- [ACTIVITY]: Repeat the stretch of entries below from the line with "int ghn3_ln_param_grad(float* dg, float*" through the line with "const RowSet S = sets[k];". Include both ends and add nothing.

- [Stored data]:
——————————
__global__ __launch_bounds__(256) void graph_prologue_kernel(const int64_t* __restrict__ A, int* __restrict__ deg_in,
                                                             int* __restrict__ deg_out, int* __restrict__ dist0,
                                                             int* __restrict__ pair, int N, int V) {
    __shared__ int red[2][4];
    const int i = blockIdx.x, b = blockIdx.y;
    const int64_t* Ab = A + (size_t)b * N * N;
    int cnt_out = 0, cnt_in = 0;
// ... 450 lines not shown
                    const int c = lane + 64 * j;
                    pv[p][j] = (p < n_add && c < C) ? ar[p * add_stride + c] : 0.f;
                }
#pragma unroll
            for (int p = 0; p < LN_PLANES; ++p)
#pragma unroll
                for (int j = 0; j < LN_REG; ++j) dgv[j] += pv[p][j];
            for (int p = LN_PLANES; p < n_add; ++p)
                for (int j = 0; j < LN_REG; ++j) { const int c = lane + 64 * j; if (c < C) dgv[j] += ar[p * add_stride + c]; }
#pragma unroll
            for (int j = 0; j < LN_REG; ++j) { const int c = lane + 64 * j; if (c < C) gr[c] = dgv[j]; }
        }
#pragma unroll
        for (int j = 0; j < LN_REG; ++j) { const int c = lane + 64 * j; dgv[j] *= (c < C) ? g[c] : 0.f; }
        float s1 = 0.f, s2 = 0.f;
#pragma unroll
        for (int j = 0; j < LN_REG; ++j)
            if (lane + 64 * j < C) {
                s1 += dgv[j];
                s2 += dgv[j] * (xh[j] - mu) * rs;
            }
        s1 = wsum(s1) / (float)C;
        s2 = wsum(s2) / (float)C;
#pragma unroll
        for (int j = 0; j < LN_REG; ++j) {
            const int c = lane + 64 * j;
            if (c < C) {
                const float h = (xh[j] - mu) * rs;
                float v = rs * (dgv[j] - s1 - h * s2);
                if (rr) v += rv[j];
                dr[c] = v;
            }
        }
        return;
    }
    if (ar)
        for (int c = lane; c < C; c += 64) {
            float v = gr[c];
            for (int p = 0; p < n_add; ++p) v += ar[p * add_stride + c];
            gr[c] = v;
        }
    float s1 = 0.f, s2 = 0.f;
    for (int c = lane; c < C; c += 64) {
        const float dg = gr[c] * g[c];
        s1 += dg;
        s2 += dg * (xr[c] - mu) * rs;
    }
    s1 = wsum(s1) / (float)C;
    s2 = wsum(s2) / (float)C;
    for (int c = lane; c < C; c += 64) {
        const float xh = (xr[c] - mu) * rs;
        float v = rs * (gr[c] * g[c] - s1 - xh * s2);
        if (rr) v += rr[c];
        dr[c] = v;
    }
}
int ghn3_layernorm_bwd(float* dx, float* dy, const float* x, const float* g, const float* mean,
                       const float* rstd, const float* res, const float* add, int n_add, int64_t add_stride, int rows,
                       int C, hipStream_t s) {
    if (add && n_add <= 0) n_add = 1;
    hipLaunchKernelGGL(layernorm_bwd_kernel, dim3((rows + 3) / 4), dim3(256), 0, s, dx, dy, x, g, mean, rstd, res, add,
                       n_add, add_stride, rows, C);
    return launch_ok("layernorm_bwd");
}

__global__ __launch_bounds__(256) void ln_param_grad_kernel(float* __restrict__ dg, float* __restrict__ db,
                                                            const float* __restrict__ dy, const float* __restrict__ x,
                                                            const float* __restrict__ mean,
                                                            const float* __restrict__ rstd, int rows, int C, int accum) {
    __shared__ float sg[16][16], sb[16][16];
    const int cl = threadIdx.x & 15, rl = threadIdx.x >> 4;
    const int c = blockIdx.x * 16 + cl;
    float ag = 0.f, ab = 0.f;
    if (c < C) {
        for (int r0 = rl; r0 < rows; r0 += 16 * 8) {
            float d[8], xv[8], mu[8], rs[8];
#pragma unroll
            for (int k = 0; k < 8; ++k) {
                const int r = r0 + 16 * k;
                const bool in = r < rows;
                d[k] = in ? dy[(size_t)r * C + c] : 0.f;
                xv[k] = in ? x[(size_t)r * C + c] : 0.f;
                mu[k] = in ? mean[r] : 0.f;
                rs[k] = in ? rstd[r] : 0.f;
            }
#pragma unroll
            for (int k = 0; k < 8; ++k) { ag += d[k] * (xv[k] - mu[k]) * rs[k]; ab += d[k]; }
        }
    }
    sg[rl][cl] = ag; sb[rl][cl] = ab;
    __syncthreads();
    if (rl == 0 && c < C) {
        float g = 0.f, b = 0.f;
#pragma unroll
        for (int k = 0; k < 16; ++k) { g += sg[k][cl]; b += sb[k][cl]; }
        dg[c] = accum ? dg[c] + g : g;
        db[c] = accum ? db[c] + b : b;
    }
}
__global__ __launch_bounds__(256) void ln_param_grad_batch_kernel(float* __restrict__ gbase, const float* __restrict__ abase,
                                                                  const int64_t* __restrict__ table, int rows, int C) {
    __shared__ float sg[16][16], sb[16][16];
    const int64_t* T = table + 6 * (int64_t)blockIdx.y;
    float* dg = gbase + T[0];
    float* db = gbase + T[1];
    const float* dy = abase + T[2];
    const float* x = abase + T[3];
    const float* mean = abase + T[4];
    const float* rstd = abase + T[5];
    const int cl = threadIdx.x & 15, rl = threadIdx.x >> 4;
    const int c = blockIdx.x * 16 + cl;
    float ag = 0.f, ab = 0.f;
    if (c < C) {
        for (int r0 = rl; r0 < rows; r0 += 16 * 8) {
            float d[8], xv[8], mu[8], rs[8];
#pragma unroll
            for (int k = 0; k < 8; ++k) {
                const int r = r0 + 16 * k;
                const bool in = r < rows;
                d[k] = in ? dy[(size_t)r * C + c] : 0.f;
                xv[k] = in ? x[(size_t)r * C + c] : 0.f;
                mu[k] = in ? mean[r] : 0.f;
                rs[k] = in ? rstd[r] : 0.f;
            }
#pragma unroll
            for (int k = 0; k < 8; ++k) { ag += d[k] * (xv[k] - mu[k]) * rs[k]; ab += d[k]; }
        }
    }
    sg[rl][cl] = ag; sb[rl][cl] = ab;
    __syncthreads();
    if (rl == 0 && c < C) {
        float g = 0.f, b = 0.f;
#pragma unroll
        for (int k = 0; k < 16; ++k) { g += sg[k][cl]; b += sb[k][cl]; }
        dg[c] += g;
        db[c] += b;
    }
}
int ghn3_ln_param_grad_batch(float* gbase, const float* abase, const int64_t* table, int n_items, int rows, int C,
                             hipStream_t s) {
    if (n_items <= 0 || rows <= 0 || C <= 0) return GHN3_OK;
    hipLaunchKernelGGL(ln_param_grad_batch_kernel, dim3((C + 15) / 16, n_items), dim3(256), 0, s, gbase, abase, table, rows, C);
    return launch_ok("ln_param_grad_batch");
}

int ghn3_ln_param_grad(float* dg, float* db, const float* dy, const float* x, const float* mean, const float* rstd,
                       int rows, int C, int accum, hipStream_t s) {
    hipLaunchKernelGGL(ln_param_grad_kernel, dim3((C + 15) / 16), dim3(256), 0, s, dg, db, dy, x, mean, rstd, rows, C,
                       accum);
    return launch_ok("ln_param_grad");
}

struct RowSet { int64_t off; int32_t rows, o, i, ld, i0, _pad; };
__global__ __launch_bounds__(256) void rowset_colsum_kernel(float* __restrict__ out, const float* __restrict__ X,
                                                            const RowSet* __restrict__ sets, int n_sets, int I) {
    __shared__ float red[4][64];
    const int l = threadIdx.x & 63, rl = threadIdx.x >> 6;
    const int ip = blockIdx.x * 64 + l, op = blockIdx.y;
    float acc = 0.f;
    for (int k = 0; k < n_sets; ++k) {
        const RowSet S = sets[k];
        const int il = ip - S.i0;
        if (op >= S.o || (int)(blockIdx.x * 64 + 63) < S.i0 || (int)(blockIdx.x * 64) >= S.i0 + S.i) continue;
        if (il >= 0 && il < S.i) {
            const float* p = X + S.off + (size_t)op * S.i + il;
            for (int r0 = rl; r0 < S.rows; r0 += 4 * 8) {
                float v[8];
#pragma unroll
                for (int e = 0; e < 8; ++e) { const int r = r0 + 4 * e; v[e] = r < S.rows ? p[(size_t)r * S.ld] : 0.f; }
#pragma unroll
                for (int e = 0; e < 8; ++e) acc += v[e];
            }
        }
    }
    red[rl][l] = acc;
    __syncthreads();
    if (rl == 0 && ip < I) out[(size_t)op * I + ip] += (red[0][l] + red[1][l]) + (red[2][l] + red[3][l]);
}
int ghn3_rowset_colsum(float* out, const float* X, const void* sets, int n_sets, int O, int I, hipStream_t s) {
    if (n_sets <= 0 || O <= 0 || I <= 0) return GHN3_OK;
    hipLaunchKernelGGL(rowset_colsum_kernel, dim3((I + 63) / 64, O), dim3(256), 0, s, out, X,
                       reinterpret_cast<const RowSet*>(sets), n_sets, I);
    return launch_ok("rowset_colsum");
}

#define TILE_CHUNK 2048

__device__ __forceinline__ float norm_apply(float v, int mode, float scale) {
    if (mode == 0) return v * scale;
    if (mode == 1) return 2.f / (1.f + __expf(-0.5f * v));
    return tanhf(0.2f * v);
}
__device__ __forceinline__ float norm_grad(float v, int mode, float scale) {
    if (mode == 0) return scale;
    if (mode == 1) { float sg = 1.f / (1.f + __expf(-0.5f * v)); return sg * (1.f - sg); }
    float th = tanhf(0.2f * v);
    return 0.2f * (1.f - th * th);
}

typedef float f4u __attribute__((ext_vector_type(4), aligned(4)));
typedef unsigned short us4h __attribute__((ext_vector_type(4)));
struct SrcTable { const float* p[6]; };
struct DstTable { float* p[6]; };

struct Odo {
    int d[4];
    int T[4];
    int s[4];
    __device__ __forceinline__ void init(unsigned e, unsigned stride, int t0, int t1, int t2, int t3) {
        T[0] = t0; T[1] = t1; T[2] = t2; T[3] = t3;
        unsigned q = e;
        d[3] = q % t3; q /= t3; d[2] = q % t2; q /= t2; d[1] = q % t1; d[0] = q / t1;
        q = stride;
        s[3] = q % t3; q /= t3; s[2] = q % t2; q /= t2; s[1] = q % t1; s[0] = q / t1;
    }
    __device__ __forceinline__ void step() {
        int c = 0;
#pragma unroll
        for (int k = 3; k >= 1; --k) {
            int v = d[k] + s[k] + c;
            c = v >= T[k];
            d[k] = c ? v - T[k] : v;
        }
        d[0] += s[0] + c;
    }
};

__device__ __forceinline__ void tile_block_sumsq(float ss, float bm, float* __restrict__ sq_parts, float* __restrict__ b_parts,
                                                 const ghn3_tile_desc* __restrict__ D) {
    __shared__ float sq_red[4], mx_red[4];
    ss = wsum(ss);
#pragma unroll
    for (int o = 32; o > 0; o >>= 1) bm = fmaxf(bm, __shfl_xor(bm, o, 64));
    __syncthreads();
    if ((threadIdx.x & 63) == 0) { sq_red[threadIdx.x >> 6] = ss; mx_red[threadIdx.x >> 6] = bm; }
    __syncthreads();
    if (threadIdx.x == 0) {
        sq_parts[blockIdx.x] = (sq_red[0] + sq_red[1]) + (sq_red[2] + sq_red[3]);
        if (b_parts) {
            float f = 0.f;
            if (D->src_buf == 0 && D->mode == 0) {
                f = fabsf(D->scale);
#pragma unroll
                for (int k = 0; k < 4; ++k) f *= (float)((D->T[k] + D->E[k] - 1) / D->E[k]);
            }
            b_parts[blockIdx.x] = fmaxf(fmaxf(mx_red[0], mx_red[1]), fmaxf(mx_red[2], mx_red[3])) * f;
        }
    }
}

__global__ __launch_bounds__(256) void tile_fwd_kernel(float* __restrict__ flat, SrcTable srcs,
                                                       const ghn3_tile_desc* __restrict__ desc,
                                                       const int64_t* __restrict__ blocks, float* __restrict__ sq_parts,
                                                       float* __restrict__ b_parts) {
    extern __shared__ float tl[];
    float ss = 0.f, bm = 0.f;
    const int64_t di_raw = blocks[2 * (size_t)blockIdx.x];
    if (di_raw < 0) {
        const ghn3_tile_desc* D = desc + (~di_raw);
        const int64_t word = blocks[2 * (size_t)blockIdx.x + 1];
        const int a0 = (int)(word & 0xffffff), i0 = (int)(word >> 24);
        const int T1 = D->T[1], T3 = D->T[3], hw = D->T[2] * T3, E1 = D->E[1];
        const int ni = min(D->_pad, T1 - i0);
        const float* src = srcs.p[D->src_buf] + D->src_off + (int64_t)(a0 % D->E[0]) * D->S[0];
        const int n = ni * hw;
        const int S2 = (int)D->S[2], S3 = (int)D->S[3];
        const float inv_ni = 1.f / (float)ni, inv_t3 = 1.f / (float)T3;
        const bool vec = E1 == T1 && (ni & 3) == 0 && (S2 & 3) == 0 && (S3 & 3) == 0 &&
                         ((reinterpret_cast<uintptr_t>(src + i0)) & 15) == 0;
        if (vec) {
            const int ni4 = ni >> 2, n4 = ni4 * hw;
            const float inv_ni4 = 1.f / (float)ni4;
            constexpr int U = 4;
            for (int b0 = threadIdx.x; b0 < n4; b0 += 256 * U) {
                float4 v[U];
                int li[U];
#pragma unroll
                for (int u = 0; u < U; ++u) {
                    const int idx = b0 + 256 * u;
                    int pp = (int)((float)idx * inv_ni4);
                    int i4 = idx - pp * ni4;
                    if (i4 < 0) { i4 += ni4; --pp; } else if (i4 >= ni4) { i4 -= ni4; ++pp; }
                    int y = (int)((float)pp * inv_t3);
                    int x = pp - y * T3;
                    if (x < 0) { x += T3; --y; } else if (x >= T3) { x -= T3; ++y; }
                    li[u] = i4 * 4 * hw + pp;
                    v[u] = idx < n4 ? *reinterpret_cast<const float4*>(src + (int64_t)y * S2 + (int64_t)x * S3 + i0 + i4 * 4)
                                    : make_float4(0.f, 0.f, 0.f, 0.f);
                }
#pragma unroll
                for (int u = 0; u < U; ++u)
                    if (b0 + 256 * u < n4) {
                        tl[li[u]] = v[u].x; tl[li[u] + hw] = v[u].y; tl[li[u] + 2 * hw] = v[u].z; tl[li[u] + 3 * hw] = v[u].w;
                    }
            }
        } else {
            constexpr int U = 8;
            for (int b0 = threadIdx.x; b0 < n; b0 += 256 * U) {
                float v[U];
                int li[U];
#pragma unroll
                for (int u = 0; u < U; ++u) {
                    const int idx = b0 + 256 * u;
                    int pp = (int)((float)idx * inv_ni);
                    int i = idx - pp * ni;
                    if (i < 0) { i += ni; --pp; } else if (i >= ni) { i -= ni; ++pp; }
                    int y = (int)((float)pp * inv_t3);
                    int x = pp - y * T3;
                    if (x < 0) { x += T3; --y; } else if (x >= T3) { x -= T3; ++y; }
                    li[u] = i * hw + pp;
                    const int si = i0 + i;
                    v[u] = idx < n ? src[(int64_t)y * S2 + (int64_t)x * S3 + (E1 == T1 ? si : si % E1)] : 0.f;
                }
#pragma unroll
                for (int u = 0; u < U; ++u)
                    if (b0 + 256 * u < n) tl[li[u]] = v[u];
            }
        }
        __syncthreads();
        float* dst = flat + D->dst_off + ((int64_t)a0 * T1 + i0) * hw;
        const float scale = D->scale;
        const int nv = n & ~3;
        for (int j = threadIdx.x * 4; j < nv; j += 1024) {
            f4u o;
            o.x = tl[j] * scale; o.y = tl[j + 1] * scale; o.z = tl[j + 2] * scale; o.w = tl[j + 3] * scale;
            *reinterpret_cast<f4u*>(dst + j) = o;
            ss += (o.x * o.x + o.y * o.y) + (o.z * o.z + o.w * o.w);
            bm = fmaxf(fmaxf(bm, fmaxf(fabsf(o.x), fabsf(o.y))), fmaxf(fabsf(o.z), fabsf(o.w)));
        }
        for (int j = nv + threadIdx.x; j < n; j += 256) { const float o = tl[j] * scale; dst[j] = o; ss += o * o; bm = fmaxf(bm, fabsf(o)); }
        if (sq_parts) tile_block_sumsq(ss, bm, sq_parts, b_parts, D);
        return;
    }
    const int64_t di = di_raw;
    const unsigned start = (unsigned)blocks[2 * (size_t)blockIdx.x + 1];
// ... 702 lines not shown
                    const float4 v = *reinterpret_cast<const float4*>(p);
                    acc[0] += v.x; acc[1] += v.y; acc[2] += v.z; acc[3] += v.w;
                } else for (int k = 0; k < cnt; ++k) acc[k] += p[k];
            }
        }
        for (int k = 0; k < cnt; ++k) {
            if (OUT16) reinterpret_cast<unsigned short*>(out_)[e + k] = wire_bf16(acc[k] * scale);
            else reinterpret_cast<float*>(out_)[e + k] = acc[k] * scale;
        }
    }
}
int ghn3_rank_reduce(void* out, const void* in, int64_t per, int W, int in16, int out16, float scale, hipStream_t s) {
    if (per <= 0 || W <= 0) return GHN3_OK;
    int64_t blocks = (per / 4 + 255) / 256 + 1;
    if (blocks > 8192) blocks = 8192;
    const dim3 g((unsigned)blocks), b(256);
    if (in16 && out16) hipLaunchKernelGGL((rank_reduce_kernel<true, true>), g, b, 0, s, out, in, per, W, scale);
    else if (in16) hipLaunchKernelGGL((rank_reduce_kernel<true, false>), g, b, 0, s, out, in, per, W, scale);
    else if (out16) hipLaunchKernelGGL((rank_reduce_kernel<false, true>), g, b, 0, s, out, in, per, W, scale);
    else hipLaunchKernelGGL((rank_reduce_kernel<false, false>), g, b, 0, s, out, in, per, W, scale);
    return launch_ok("rank_reduce");
}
——————————
- [TASK RESULT]:
int ghn3_ln_param_grad(float* dg, float* db, const float* dy, const float* x, const float* mean, const float* rstd,
                       int rows, int C, int accum, hipStream_t s) {
    hipLaunchKernelGGL(ln_param_grad_kernel, dim3((C + 15) / 16), dim3(256), 0, s, dg, db, dy, x, mean, rstd, rows, C,
                       accum);
    return launch_ok("ln_param_grad");
}

struct RowSet { int64_t off; int32_t rows, o, i, ld, i0, _pad; };
__global__ __launch_bounds__(256) void rowset_colsum_kernel(float* __restrict__ out, const float* __restrict__ X,
                                                            const RowSet* __restrict__ sets, int n_sets, int I) {
    __shared__ float red[4][64];
    const int l = threadIdx.x & 63, rl = threadIdx.x >> 6;
    const int ip = blockIdx.x * 64 + l, op = blockIdx.y;
    float acc = 0.f;
    for (int k = 0; k < n_sets; ++k) {
        const RowSet S = sets[k];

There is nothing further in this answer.